START Information shown

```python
SIGNATURES = {
    "ovis_version": (ctypes.c_char_p, []),
    "ovis_roi_align_forward_f32": (_i, [_vp, _vp, _vp, _i, _i, _i, _i, _i, _i, _i, _f, _i, _vp]),
    "ovis_roi_align_forward_workspace_bytes": (_sz, [_i, _i, _i]),
    "ovis_roi_align_forward_mfma_supported": (_i, [_i, _i, _i, _i]),
    "ovis_roi_align_forward_ws_f32": (_i, [_vp, _vp, _vp, _i, _i, _i, _i, _i, _i, _i, _f, _i, _vp, _sz, _vp]),
    "ovis_roi_align_forward_strided_from_nhwc_f32": (_i, [_vp, _vp, _vp, _i, _i, _i, _i, _i, _i, _i, _i, _f, _i, _i, _vp]),
    "ovis_roi_align_backward_f32": (_i, [_vp, _vp, _vp, _i, _i, _i, _i, _i, _i, _i, _f, _i, _vp]),
    "ovis_roi_align_backward_workspace_bytes": (_sz, [_i, _i, _i, _i]),
    "ovis_roi_align_backward_plane_supported": (_i, [_i, _i, _i, _i]),
    "ovis_roi_align_backward_ws_f32": (_i, [_vp, _vp, _vp, _i, _i, _i, _i, _i, _i, _i, _f, _i, _vp, _sz, _vp]),
    "ovis_roi_align_backward_strided_ws_f32": (_i, [_vp, _vp, _vp, _i, _i, _i, _i, _i, _i, _i, _i, _f, _i, _vp, _sz, _vp]),
# ... 3 lines not shown
    "ovis_roi_pool_backward_f32": (_i, [_vp, _vp, _vp, _vp, _i, _i, _i, _i, _i, _i, _i, _vp]),
    "ovis_deform_psroi_pool_forward_f32": (_i, [_vp] * 5 + [_i] * 7 + [_f] + [_i] * 5 + [_f, _vp]),
    "ovis_deform_psroi_pool_backward_f32": (_i, [_vp] * 7 + [_i] * 7 + [_f] + [_i] * 5 + [_f, _vp]),
    "ovis_nms_workspace_bytes": (_sz, [_i]),
    "ovis_nms_f32": (_i, [_vp, _vp, _i, _f, _i, _vp, _sz, _vp, _vp, _vp]),
    "ovis_nms_grouped_f32": (_i, [_vp, _vp, _vp, _i, _f, _i, _vp, _sz, _vp, _vp, _vp]),
    "ovis_sample_fg_bg": (_i, [_vp, _i, _i, _i, ctypes.c_uint64, _vp, _vp, _vp, _vp]),
    "ovis_project_pasted_masks_f32": (_i, [_vp, _vp, _vp, _vp, _i, _i, _i, _i, _i, _f, _vp, _vp]),
    "ovis_paste_masks_u8": (_i, [_vp, _vp, _i, _i, _i, _i, _f, _vp, _vp]),
    "ovis_render_instances_u8": (_i, [_vp, _i, _i, _vp, _vp, _i, _i, _vp, _vp, _vp, _f, _vp, _i, _vp, _vp]),
    "ovis_nms_presorted_workspace_bytes": (_sz, [_i, _i]),
    "ovis_nms_presorted_batched_f32": (_i, [_vp, _vp, _i, _i, _f, _i, _i, _vp, _sz, _vp, _vp, _vp]),
    "ovis_box_decode_f32": (_i, [_vp, _l, _vp, _l, _l, _i, _f, _f, _f, _f, _f, _i, _vp, _vp, _vp, _vp]),
    "ovis_smooth_l1_picked_fwd_bwd_f32": (_i, [_vp, _l, _i, _i, _vp, _l, _vp, _vp, _i, _i, _f, _f, _vp, _vp, _vp]),
    "ovis_gather_rows": (_i, [_vp, _i, _vp, _vp, _vp, _vp, _vp, _vp, _vp, _vp, _vp]),
    "ovis_rois_from_boxes_f32": (_i, [_vp, _vp, _vp, _i, _vp, _vp]),
    "ovis_deform_conv_implicit_f32": (_i, [_vp, _vp, _vp, _vp, _l, _vp, _vp, _l] + [_i] * 16 + [_vp]),
    "ovis_topk_sorted_workspace_bytes": (_sz, [_i, _i]),
    "ovis_topk_sorted_f32": (_i, [_vp, _l, _i, _i, _i, _vp, _vp, _vp, _sz, _vp]),
    "ovis_rpn_decode_f32": (_i, [_vp, _l, _l, _l, _vp, _vp, _vp, _i, _i, _i, _i, _f, _f, _f, _f, _f, _f, _f, _vp, _vp, _vp]),
    "ovis_sigmoid_focal_loss_forward_f32": (_i, [_vp, _vp, _vp, _i, _i, _f, _f, _vp]),
    "ovis_sigmoid_focal_loss_backward_f32": (_i, [_vp, _vp, _vp, _vp, _i, _i, _f, _f, _vp]),
    "ovis_split_bf16x3_f32": (_i, [_vp, _l, _vp, _l, _i, _i, _vp]),
    "ovis_im2col_split_bf16x3_f32": (_i, [_vp, _vp, _l, _i, _i, _i, _i, _i, _i, _vp]),
    "ovis_bias_act_f32": (_i, [_vp, _vp, _vp, _l, _i, _i, _vp]),
    "ovis_split_pair_f32": (_i, [_vp, _l, _vp, _l, _i, _vp]),
    "ovis_gate_split_pair_rows_f32": (_i, [_vp, _l, _vp, _i, _vp, _vp, _l, _i, _vp, _i, _vp, _vp, _vp]),
    "ovis_gate_split_pair_f32": (_i, [_vp, _l, _vp, _i, _vp, _vp, _l, _i, _vp, _i, _vp]),
    "ovis_im2col_nchw_pair_f32": (_i, [_vp, _vp] + [_i] * 9 + [_vp]),
    "ovis_weight_prep_pair_f32": (_i, [_vp, _vp, _vp, _vp, _i, _i, _i, _vp]),
    "ovis_slab_reduce_f32": (_i, [_vp, _vp, _vp, _i, _i, _i, _i, _vp]),
    "ovis_im2col_pair": (_i, [_vp, _vp, _l, _i, _i, _i, _i, _i, _vp]),
    "ovis_split_gemm_tn_slices": (_i, [_l, _i, _i, _i]),
    "ovis_split_gemm_pair_tn": (_i, [_vp, _l, _vp, _l, _vp, _i, _l, _i, _i, _i, _i, _i, _i, _vp]),
    "ovis_split_gemm_pair_gated": (_i, [_vp, _l, _vp, _l, _vp, _l, _vp, _l, _vp, _l, _l] + [_i] * 8 + [_vp]),
    "ovis_split_gemm_pair_gated_ws": (_i, [_vp, _l, _vp, _l, _vp, _l, _vp, _l, _vp, _l, _l] + [_i] * 7 + [_vp, _sz, _i, _vp]),
    "ovis_split_gemm_pair_workspace_bytes": (_sz, [_l, _i, _i, _i, _i, _i, _i]),
    "ovis_split_gemm_pair_workspace_bytes_ex": (_sz, [_l, _i, _i, _i, _i, _i, _i, _i]),
    "ovis_split_gemm_pair_rp_gated": (_i, [_vp, _l, _vp, _l, _vp, _l, _vp, _l, _vp, _l, _vp, _l, _l, _i, _i, _i, _vp]),
    "ovis_split_gemm_pair_pool_supported": (_i, [_l, _i, _i, _i]),
    "ovis_split_gemm_pair_rp_pool": (_i, [_vp, _l, _vp, _l, _vp, _l, _vp, _l, _vp, _vp, _l, _l, _i, _i, _i, _vp, _i, _f, _vp]),
    "ovis_split_gemm_pair_rp": (_i, [_vp, _l, _vp, _l, _vp, _l, _vp, _l, _vp, _vp, _l, _l, _i, _i, _i, _vp, _sz, _i, _vp]),
    "ovis_split_gemm_pair": (_i, [_vp, _l, _vp, _l, _vp, _l, _vp, _l, _vp, _l, _vp, _vp, _l, _l] + [_i] * 9
                             + [_vp, _sz, _i, _vp]),
    "ovis_match_encode_f32": (_i, [_vp, _vp, _vp, _i, _i, _f, _f, _i, _f, _f, _f, _f, _vp, _vp, _vp, _vp]),
    "ovis_rpn_match_encode_f32": (_i, [_vp, _vp, _vp, _i, _i, _f, _f, _i, _f, _f, _f, _f, _vp, _vp, _vp, _vp]),
    "ovis_project_masks_f32": (_i, [_vp, _vp, _vp, _i, _i, _i, _i, _i, _vp, _vp]),
    "ovis_gemm_f32": (_i, [_vp, _l, _l, _vp, _l, _l, _vp, _vp, _l, _i, _i, _i, _vp]),
    "ovis_gemm_ex_f32": (_i, [_vp, _l, _l, _vp, _l, _l, _vp, _i, _f, _i, _vp, _l, _i, _i, _i, _vp]),
    "ovis_gemm_f32_workspace_bytes": (_sz, [_i, _i, _i]),
    "ovis_gemm_ex_ws_f32": (_i, [_vp, _l, _l, _vp, _l, _l, _vp, _i, _f, _i, _vp, _l, _i, _i, _i, _vp, _sz, _vp]),
    "ovis_deform_im2col_f32": (_i, [_vp, _vp, _vp, _vp] + [_i] * 13 + [_vp]),
    "ovis_deform_col2im_f32": (_i, [_vp, _vp, _vp, _vp] + [_i] * 13 + [_vp]),
    "ovis_deform_col2im_coord_f32": (_i, [_vp, _vp, _vp, _vp, _vp, _vp] + [_i] * 13 + [_vp]),
    "ovis_deform_im2col_pair_rows_f32": (_i, [_vp, _vp, _vp, _vp, _l] + [_i] * 15 + [_vp]),
    "ovis_deform_col2im_rows_f32": (_i, [_vp, _l, _vp, _vp, _vp, _vp, _vp, _vp] + [_i] * 15 + [_vp]),
    "ovis_region_noun_align_f32": (_i, [_vp, _vp, _vp, _vp, _vp, _i, _i, _i, _vp]),
    "ovis_text_embed_f32": (_i, [_vp, _l, _i, _vp, _vp, _i, _i, _vp, _vp]),
    "ovis_project_polygon_masks_f32": (_i, [_vp, _vp, _vp, _vp, _vp, _i, _i, _i, _i, _vp, _vp]),
    "ovis_polygons_to_masks_workspace_bytes": (_sz, [_i, _i, _i]),
    "ovis_polygons_to_masks_u8": (_i, [_vp, _vp, _vp, _i, _i, _i, _i, _vp, _sz, _vp, _vp]),
    "ovis_transform_images_workspace_bytes": (_sz, [_i, _i, _i]),
    "ovis_transform_images_u8": (_i, [_vp, _l, _vp, _i, _i, _i, _vp, _vp, _i, _i, _i, _vp, _sz, _vp, _vp]),
    "ovis_sgd_momentum_multi_f32": (_i, [_vp, _vp, _i, _f, _f, _f, _i, _vp]),
    "ovis_bottleneck_identity_backward_workspace_bytes": (_sz, [_l, _i, _i, _i, _i, _i, _i]),
    "ovis_bottleneck_identity_backward": (_i, [_vp, _l] * 7 + [_vp] * 3 + [_l, _i, _i, _i, _i, _i, _i] + [_vp] * 7 + [_sz, _i, _vp, _vp]),
# ... 38 lines not shown
```

### cvpr22_cross_modal_pseudo_labeling_amd/csrc/bottleneck_backward.hip

```cpp
#include "ovis_common.h"

namespace {

inline size_t bb_align(size_t v) { return (v + 255) & ~(size_t)255; }

struct BbPlan {
  size_t chain_bytes;
  size_t slab_bytes;
  int s1, s2, s3;
};
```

END Information shown

Report all lines above with "ctypes".

    "ovis_version": (ctypes.c_char_p, []),
    "ovis_sample_fg_bg": (_i, [_vp, _i, _i, _i, ctypes.c_uint64, _vp, _vp, _vp, _vp]),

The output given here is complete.